The matching extendability of optimal $1$-embedded graphs on the projective plane
Shohei Koizumi, Yusuke Suzuki
TL;DR
The paper addresses the problem of matching extendability for optimal $1$-embedded graphs on the projective plane (O1PPG). It leverages the quadrangulation $Q(G)$ of non-crossing edges, barrier cycle analysis, and minimal-cut structure, together with a key topological input that every $4$-connected graph on $P^2$ is Hamilton-connected. The results show that all even-order O1PPG are $1$-extendable, characterize $2$-extendability in terms of barrier $4$-cycles, and precisely describe obstructions to $3$-extendability for $5$-connected O1PPG (including an odd weighted region bound by a $6$-cycle and a family of $Q(G)$-subgraphs).
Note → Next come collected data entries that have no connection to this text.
-                    if (i < 0 || i >= 16) return;
+                    if (i < 0 || i >= 8) return;
 #if defined(A7_ABL) && (A7_ABL & 4)
                     if (i >= 0) { asm volatile("" : "+v"(opnd[i & 3])); return; }
 #endif
-                    if (i < 8) {
-                        if (!HQ) return;
-                        const int t = i & 1, ks = i >> 1;
-                        opnd[i & 3] = *reinterpret_cast<const vec8*>(sK + (((c + 1) * 2 + t) * 32 + l31) * 128 + (((ks * 2 + hi) ^ swz) << 4));
-                    } else {
-                        if (!HP) return;
-                        const int q = i - 8, t = q >> 2, ks = (q >> 1) & 1, dt = q & 1;
-                        const int pos = ((c - 1) * 2 + t) * 32 + ks * 16 + hi * 8, d = dt * 32 + l31;
-                        opnd[i & 3] = *reinterpret_cast<const vec8*>(sVt + d * VS + (d >> 3) * 16 + pos * 2);
-                    }
+                    if (!HQ) return;
+                    const int t = i & 1, ks = i >> 1;
+                    opnd[i & 3] = *reinterpret_cast<const vec8*>(sK + (((c + 1) * 2 + t) * 32 + l31) * 128 + (((ks * 2 + hi) ^ swz) << 4));
                 };
+                const unsigned a00 = tra[0][0], a01 = tra[0][1], a10 = tra[1][0], a11 = tra[1][1];
+                constexpr int vimm = HP ? (c - 1) * 2 * 4096 : 0;
                 auto mf = [&](int i) {
 #if defined(A7_ABL) && (A7_ABL & 8)
-                    if (i >= 0) { asm volatile("" : "+v"(sn[i & 1]), "+v"(o[i & 1]) : "v"(opnd[i & 3])); return; }
+                    if (i >= 0) { asm volatile("" : "+v"(sn[i & 1]), "+v"(o[i & 1]) : "v"(opnd[i & 3]), "v"(tv[(i >> 2) & 1][i & 7])); return; }
 #endif
                     if (i < 8) {
                         if (!HQ) return;
@@ -182,18 +185,30 @@
                     } else {
                         if (!HP) return;
                         const int q = i - 8, t = q >> 2, ks = (q >> 1) & 1, dt = q & 1;
-                        o[dt] = Act<T>::mfma32(opnd[i & 3], pprev[t][ks], o[dt]);
+                        o[dt] = Act<T>::mfma32(vt_frag(tv[t], ks, dt), pprev[t][ks], o[dt]);
                     }
                 };
                 float mx = -INFINITY, mnew = 0.f, alpha = 0.f, ls = 0.f;
 #ifndef A7_LD_DIST
 #define A7_LD_DIST 2
 #endif
+#ifndef A7_LV0
+#define A7_LV0 6
+#define A7_LV1 10
+#endif
 #pragma unroll
                 for (int i = 0; i < A7_LD_DIST; ++i) ld(i);
 #pragma unroll
                 for (int sl = 0; sl < 16; ++sl) {
                     ld(sl + A7_LD_DIST);
+                    if constexpr (HP) {
+#if defined(A7_ABL) && (A7_ABL & 4)
+                        if (sl == A7_LV0 || sl == A7_LV1) asm volatile("" : "+v"(tv[sl == A7_LV1][0]), "+v"(tv[sl == A7_LV1][2]), "+v"(tv[sl == A7_LV1][4]), "+v"(tv[sl == A7_LV1][6]) : "v"(a00), "v"(a01), "v"(a10), "v"(a11));
+#else
+                        if (sl == A7_LV0) A7_TR8(tv[0], a00, a01, a10, a11, vimm);
+                        if (sl == A7_LV1) A7_TR8(tv[1], a00, a01, a10, a11, vimm + 4096);
+#endif
+                    }
                     mf(sl);
                     if (sl < 2) {
 #pragma unroll
@@ -231,7 +246,7 @@
             char* nbuf = smem + (cur ^ 1) * A7_BUF;
             f32x16 sa[2], sb[2];
             vec8 p0[2][2], p1[2][2];
-            part_load(pa, nrs, 0);
+            part_dma(nrs, nbuf, 0);
 #pragma unroll
             for (int t = 0; t < 2; ++t) {
                 sa[t] = zero16;
@@ -242,30 +257,32 @@
                 }
             }
             __builtin_amdgcn_sched_barrier(0);
-            part_load(pb, nrs, 1);
+            part_dma(nrs, nbuf, 1);
             __builtin_amdgcn_sched_barrier(0);
-            const float al0 = stage(N_{}, Y{}, 0, 0.f, sa, p0, p1, sb);
-            part_store(pa, nbuf, 0);
-            part_load(pa, nrs, 2);
+            const float al0 = stage(N_{}, Y{}, std::integral_constant<int, 0>{}, 0.f, sa, p0, p1, sb);
+            part_dma(nrs, nbuf, 2);
             __builtin_amdgcn_sched_barrier(0);
-            const float al1 = stage(Y{}, Y{}, 1, al0, sb, p1, p0, sa);
-            part_store(pb, nbuf, 1);
-            part_load(pb, nrs, 3);
+            const float al1 = stage(Y{}, Y{}, std::integral_constant<int, 1>{}, al0, sb, p1, p0, sa);
+            part_dma(nrs, nbuf, 3);
             __builtin_amdgcn_sched_barrier(0);
-            const float al2 = stage(Y{}, Y{}, 2, al1, sa, p0, p1, sb);
+            const float al2 = stage(Y{}, Y{}, std::integral_constant<int, 2>{}, al1, sa, p0, p1, sb);
             rest_load(nrs);
             __builtin_amdgcn_sched_barrier(0);
-            const float al3 = stage(Y{}, N_{}, 3, al2, sb, p1, p0, sa);
+            const float al3 = stage(Y{}, N_{}, std::integral_constant<int, 3>{}, al2, sb, p1, p0, sa);
 #pragma unroll
             for (int dt = 0; dt < 2; ++dt)
 #pragma unroll
                 for (int r = 0; r < 16; ++r) o[dt][r] *= al3;
-#pragma unroll
-            for (int i = 0; i < 8; ++i) {
-                const int t = i >> 2, ks = (i >> 1) & 1, dt = i & 1;
-                const int pos = (6 + t) * 32 + ks * 16 + hi * 8, d = dt * 32 + l31;
-                const vec8 vf = *reinterpret_cast<const vec8*>(sVt + d * VS + (d >> 3) * 16 + pos * 2);
-                o[dt] = Act<T>::mfma32(vf, p1[t][ks], o[dt]);
+            {
+                u32x2 tl[2][8];
+                const unsigned a00 = tra[0][0], a01 = tra[0][1], a10 = tra[1][0], a11 = tra[1][1];
+                A7_TR8(tl[0], a00, a01, a10, a11, 6 * 4096);
+                A7_TR8(tl[1], a00, a01, a10, a11, 7 * 4096);
+#pragma unroll
+                for (int i = 0; i < 8; ++i) {
+                    const int t = i >> 2, ks = (i >> 1) & 1, dt = i & 1;
+                    o[dt] = Act<T>::mfma32(vt_frag(tl[t], ks, dt), p1[t][ks], o[dt]);
+                }
             }
             A7_MARK(2);
             {
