@@ -974,17 +986,19 @@
     __syncthreads();
 }
 
-__global__ void __launch_bounds__(MERGE_THREADS)
+template <int T>
+__global__ void __launch_bounds__(T, T == 128 ? 9 : 4)
 merge_lists_kernel(const uint2* __restrict__ cand, const int32_t* __restrict__ counts, const float* __restrict__ final_thr,
                    int nl_stride, int tile_queries, int ntile_units, int total_units, int halves, int kp, int list_cap,
                    int cap_entries, unsigned long long* __restrict__ total_entries, const uint8_t* __restrict__ only_flagged,
                    const RerankArgs ra) {
+    static_assert(T == 128 || T == 256, "the radix select's 256 bins are spread over the block");
     extern __shared__ __align__(16) unsigned long long comp[];
     if (only_flagged && !only_flagged[blockIdx.x]) return;
     __shared__ int s_off[2 * kNumSMs + 2];
     __shared__ int s_cnt[3];
     __shared__ int s_nsurv, s_nrest;
-    __shared__ int s_hist[MERGE_THREADS], s_wsum[MERGE_THREADS / 32], s_sel[2];
+    __shared__ int s_hist[256], s_wsum[T / 32], s_sel[2];
     __shared__ int s_ovf;
     __shared__ unsigned int s_tc_enc;
     const int cap_c = cap_entries > RANK_MAX ? cap_entries : RANK_MAX;
@@ -1012,7 +1026,7 @@
     {
         float tc = 3.0e38f;
         int o = 0;
-        for (int s2 = tid; s2 < nsplits; s2 += MERGE_THREADS) {
+        for (int s2 = tid; s2 < nsplits; s2 += T) {
             int c = counts[(int64_t)q * nl_stride + s2];
             tc = fminf(tc, final_thr[(int64_t)q * nl_stride + s2]);
             if (c > list_cap) {
@@ -1065,13 +1079,13 @@
 #pragma unroll 1
         for (int pass = 0; pass < 4; pass++) {
             const int shift = 24 - 8 * pass;
-            s_hist[tid] = 0;
+            for (int b = tid; b < 256; b += T) s_hist[b] = 0;
             __syncthreads();
 #pragma unroll 1
             for (int l = 0; l < nsplits; l++) {
                 const int c = s_off[l + 1] - s_off[l];
                 const uint2* p = cand + ((int64_t)q * nl_stride + l) * list_cap;
-                for (int j0 = 0; j0 < c; j0 += MERGE_THREADS) {
+                for (int j0 = 0; j0 < c; j0 += T) {
                     const int j = j0 + tid;
                     const unsigned int key = j < c ? enc_key(__uint_as_float(p[j].x)) : 0u;
                     const bool in = j < c && (pass == 0 || (key >> (shift + 8)) == (lo >> (shift + 8)));
@@ -1080,13 +1094,13 @@
                     if (in && lane == __ffs(peers) - 1) atomicAdd(&s_hist[bin], __popc(peers));
                 }
             }
-            radix_pick(s_hist, s_wsum, s_sel, shift, lo, need, tid, lane, warp);
+            radix_pick<T>(s_hist, s_wsum, s_sel, shift, lo, need, tid, lane, warp);
         }
 #pragma unroll 1
         for (int l = 0; l < nsplits; l++) {
             const int c = s_off[l + 1] - s_off[l];
             const uint2* p = cand + ((int64_t)q * nl_stride + l) * list_cap;
-            for (int j = tid; j < c; j += MERGE_THREADS) {
+            for (int j = tid; j < c; j += T) {
                 const uint2 e = p[j];
                 const unsigned int key = enc_key(__uint_as_float(e.x));
                 if (key <= lo) {
@@ -1105,16 +1119,16 @@
         }
         __syncthreads();
     } else {
-    for (int l = tid; l < nsplits; l += MERGE_THREADS) {
+    for (int l = tid; l < nsplits; l += T) {
         const int o = s_off[l], e = s_off[l + 1];
         for (int i = o; i < e; i++) owner[i] = (unsigned short)l;
     }
     __syncthreads();
-    for (int i0 = tid; i0 < M; i0 += 4 * MERGE_THREADS) {
+    for (int i0 = tid; i0 < M; i0 += 4 * T) {
         uint2 e[4];
 #pragma unroll
         for (int u = 0; u < 4; u++) {
-            const int i = i0 + u * MERGE_THREADS;
+            const int i = i0 + u * T;
             e[u] = make_uint2(0u, 0u);
             if (i < M) {
                 const int l = owner[i];
@@ -1123,31 +1137,31 @@
         }
 #pragma unroll
         for (int u = 0; u < 4; u++) {
-            const int i = i0 + u * MERGE_THREADS;
+            const int i = i0 + u * T;
             if (i < M) comp[i] = ((unsigned long long)enc_key(__uint_as_float(e[u].x)) << 32) | (unsigned long long)e[u].y;
         }
     }
     }
     __syncthreads();
-    if (M <= MERGE_THREADS) {
-        if (tid < M) {
-            const unsigned long long mine = comp[tid];
+    if (M <= RANK_DIRECT) {
+        for (int t = tid; t < M; t += T) {
+            const unsigned long long mine = comp[t];
             int rank = 0;
             for (int j = 0; j < M; j++) rank += comp[j] < mine ? 1 : 0;
             sk[rank] = dec_key((uint32_t)(mine >> 32));
             si[rank] = (int32_t)(uint32_t)(mine & 0xffffffffu);
         }
     } else {
-        unsigned long long T = ~0ull;
+        unsigned long long Tb = ~0ull;
         int it = 0;
         unsigned int lo = 0;
         int need = kp;
 #pragma unroll 1
         for (int pass = 0; pass < 4; pass++) {
             const int shift = 24 - 8 * pass;
-            s_hist[tid] = 0;
+            for (int b = tid; b < 256; b += T) s_hist[b] = 0;
             __syncthreads();
-            for (int i0 = 0; i0 < M; i0 += MERGE_THREADS) {
+            for (int i0 = 0; i0 < M; i0 += T) {
                 const int i = i0 + tid;
                 const unsigned int key = i < M ? (unsigned int)(comp[i] >> 32) : 0u;
                 const bool in = i < M && (pass == 0 || (key >> (shift + 8)) == (lo >> (shift + 8)));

The work also identifies a projective-bowtie structure governing $6$-connectivity and concludes with remarks and conjectures about extendability on other closed surfaces, highlighting both similarities and key differences from the spherical case.
Abstract
In this paper, we discuss matching extendability of optimal $1$-projective plane graphs (abbreviated as O1PPG), which are drawn on the projective plane $P^2$ so that every edge crosses another edge at most once, and has $n$ vertices and exactly $4n- 4$ edges. We first show that every O1PPG of even order is $1$-extendable. Next, we characterize $2$-extendable O1PPG's in terms of a separating cycle consisting of only non-crossing edges. Moreover, we characterize O1PPG's having connectivity exactly $5$. Using the characterization, we further identify three independent edges in those graphs that are not extendable.